My purpose is to transform date column from object type in dateframe df into datetime type, but suffered a lot from view and copy warning when running the program.

I’ve found some useful information from link: https://stackoverflow.com/a/25254087/3849539

And tested following three solutions, all of them work as expected, but with different warning messages. Could anyone help explain their differences and point out why still warning message for returning a view versus a copy? Thanks.

Solution 1: df[‘date’] = df[‘date’].astype(‘datetime64’)

test.py:85: SettingWithCopyWarning: A value is trying to be set on a
copy of a slice from a DataFrame. Try using
.loc[row_indexer,col_indexer] = value
instead

See the caveats in the documentation:
https://pandas.pydata.org/pandas-docs/stable/user_guide/indexing.html#returning-a-view-versus-a-copy
df[‘date’] = df[‘date’].astype(‘datetime64’)

Solution 2: df[‘date’] = pd.to_datetime(df[‘date’])

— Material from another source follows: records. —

typedef struct hct_gemm_args {
  int M, N, K;
  const void* A; int a_dtype; int64_t lda; int transA;
  const void* B; int b_dtype; int64_t ldb; int transB;
  void* C; int c_dtype; int64_t ldc;
  const float* bias;
  const float* residual;
  int64_t ldr;
  int act;
  void* aux; int aux_dtype; int64_t ldaux;
  void* C2; int c2_dtype; int64_t ldc2;
  float alpha;
  int force_generic;
  float* colsum_out;
  int workspace_armed;
} hct_gemm_args;

size_t hct_gemm_workspace_bytes(const hct_gemm_args* a);
size_t hct_gemm_nt_flags_offset(size_t workspace_bytes);
size_t hct_gemm_nt_stream_k_bytes(void);
void hct_set_cu_reserve(int n);
int hct_gemm(const hct_gemm_args* a, void* workspace, size_t workspace_bytes, void* stream);
#define HCT_GEMM_GENERIC 0
#define HCT_GEMM_NT128 1
#define HCT_GEMM_NT256 2
#define HCT_GEMM_TN128 3
#define HCT_GEMM_TN256 4
typedef struct hct_gemm_plan_info {
  int kernel;
  int epilogue_mode;
  int fuse_colsum;
  int row_tiles_per_wave;
  int tiles, grid;
  int sk_tiles, sk_wgs;
  int splits, r_chunk;
  size_t colsum_bytes;
  size_t stream_k_offset;
  size_t slab_bytes;
  size_t workspace_bytes;
  int walk_width;
} hct_gemm_plan_info;
int hct_gemm_describe(const hct_gemm_args* a, int num_cus, size_t workspace_bytes, hct_gemm_plan_info* out);
int hct_gemm_stream_k_items(int grid, int sk_tiles, int sk_wgs, int pairs, uint32_t* first, uint32_t* owner);
int hct_gemm_nt_walk(int tiles, int n_col_tiles, int sk_tiles, int walk_width, int* ids);
size_t hct_gemm_tn_group_workspace_bytes(int n_jobs);
int hct_gemm_tn_group_prepare(const hct_gemm_args* jobs, int n_jobs, void* workspace, size_t workspace_bytes, void* stream);
int hct_gemm_tn_group_run(const hct_gemm_args* jobs, int n_jobs, void* workspace, size_t workspace_bytes, void* stream);

int hct_mask_rank(const float* noise, int B, int L, int K, int32_t* ids_restore, int32_t* ids_shuffle,
                  float* mask, void* stream);

int hct_patch_gather(const void* x, int x_dtype , const int32_t* ids_shuffle, int B, int C, int S, int P, int L, int K,
                     void* rows, int rows_dtype, void* stream);

int hct_encoder_assemble_fwd(const void* tok, int tok_dtype, const float* cls, const float* pos,
                             const int32_t* ids_shuffle, int B, int L, int K, int D, float* h0, void* stream);
int hct_encoder_assemble_bwd(const float* dh0, const int32_t* ids_restore, int B, int L, int K, int D,
                             void* dtok, int dtok_dtype, float* dcls, float* dpos, void* workspace,
                             size_t workspace_bytes, void* stream);
size_t hct_assemble_bwd_workspace_bytes(int D);

int hct_layernorm_fwd(const float* x, const float* gamma, const float* beta, int rows, int D, float eps,
                      void* y, int y_dtype, float* mean, float* rstd, void* stream);
size_t hct_layernorm_bwd_workspace_bytes(int rows, int D);
int hct_layernorm_bwd(const void* dy, int dy_dtype, const float* x, const float* mean, const float* rstd,
                      const float* gamma, const float* dres, int rows, int D, float* dx, void* dx_shadow,
                      int shadow_dtype, float* dgamma, float* dbeta, float* dcolsum, void* workspace,
                      size_t workspace_bytes, void* stream);
int hct_layernorm_bwd_mapped(const void* dy, int dy_dtype, const float* x, const float* mean, const float* rstd,
                             const float* gamma, const float* dres, const int32_t* dres_rows, int rows, int D, float* dx,
                             void* dx_shadow, int shadow_dtype, float* dgamma, float* dbeta, float* dcolsum, void* workspace,
                             size_t workspace_bytes, void* stream);
int hct_rmsnorm_fwd(const float* x, const float* gamma, int rows, int D, float eps, void* y, int y_dtype, float* rstd,
                    void* stream);
size_t hct_rmsnorm_bwd_workspace_bytes(int rows, int D);
int hct_rmsnorm_bwd(const void* dy, int dy_dtype, const float* x, const float* rstd, const float* gamma, const float* dres,
                    int rows, int D, float* dx, void* dx_shadow, int shadow_dtype, float* dgamma, float* dcolsum,
                    void* workspace, size_t workspace_bytes, void* stream);
int hct_rmsnorm_bwd_mapped(const void* dy, int dy_dtype, const float* x, const float* rstd, const float* gamma,
                           const float* dres, const int32_t* dres_rows, int rows, int D, float* dx, void* dx_shadow,
                           int shadow_dtype, float* dgamma, float* dcolsum, void* workspace, size_t workspace_bytes,
                           void* stream);
int hct_tail_rows(const int32_t* ids_restore, int B, int L, int K, int32_t* tail_rows, int32_t* tail_inv, void* stream);
int hct_gather_rows(const void* src, const int32_t* idx, int n_rows, int row_bytes, void* dst, void* stream);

~/report/lib/python3.8/site-packages/pandas/core/frame.py:3188:
SettingWithCopyWarning: A value is trying to be set on a copy of a
slice from a DataFrame. Try using
.loc[row_indexer,col_indexer] = value
instead

See the caveats in the documentation:
https://pandas.pydata.org/pandas-docs/stable/user_guide/indexing.html#returning-a-view-versus-a-copy
self[k1] = value[k2]
test.py:85: SettingWithCopyWarning: A value is
trying to be set on a copy of a slice from a DataFrame. Try using
.loc[row_indexer,col_indexer] = value
instead

See the caveats in the documentation:
https://pandas.pydata.org/pandas-docs/stable/user_guide/indexing.html#returning-a-view-versus-a-copy

Solution 3: df.loc[:, ‘date’] = pd.to_datetime(df.loc[:, ‘date’])

~/report/lib/python3.8/site-packages/pandas/core/indexing.py:1676:
SettingWithCopyWarning: A value is trying to be set on a copy of a
slice from a DataFrame. Try using .loc[row_indexer,col_indexer] = value
instead

See the caveats in the documentation:
https://pandas.pydata.org/pandas-docs/stable/user_guide/indexing.html#returning-a-view-versus-a-copy
self._setitem_single_column(ilocs[0], value, pi)

Asked By: x86_64

||

Answers:

Changing how you do the datetime conversion will not fix the SettingWithCopyWarning. You get it because the df you are working with is already a slice of some larger data frame. Pandas is simply warning you that you are working with the slice and not the full data. Try instead to create a new column in df – you’ll get the warning, but the column will exist in your slice. It won’t in the original data set.

You can turn off these warnings if you know what you are doing by using pd.options.mode.chained_assignment = None # default='warn'

Answered By: Darina

I got similar warnings recently. After several tries, at least in my case, the problem is not related to your 3 solutions. It might be your ‘df’.

If your df was a slice of another pandas df, such as:

df = dfOrigin[slice,:] or
df = dfOrigin[[some columns]] or
df = dfOrigin[one column]

Then, if you do anything on df, that warning will appear. Try using df = dfOrigin[[]].copy() instead.

Code to reproduce this:

import numpy as np
import pandas as pd
np.random.seed(2021)
dfOrigin = pd.DataFrame(np.random.choice(10, (4, 3)), columns=list('ABC'))
print("Orignal dfOrigin")
print(dfOrigin)
#    A  B  C
# 0  4  5  9
# 1  0  6  5
# 2  8  6  6
# 3  6  6  1
df = dfOrigin[['B', 'C']]  # Returns a view
df.loc[:,'B'] = df['B'].astype(str) #Get SettingWithCopyWarning

df2 = dfOrigin[['B', 'C']].copy() #Returns a copy
df2['B'] = df2['B'].astype(str) #OK
Answered By: Raymond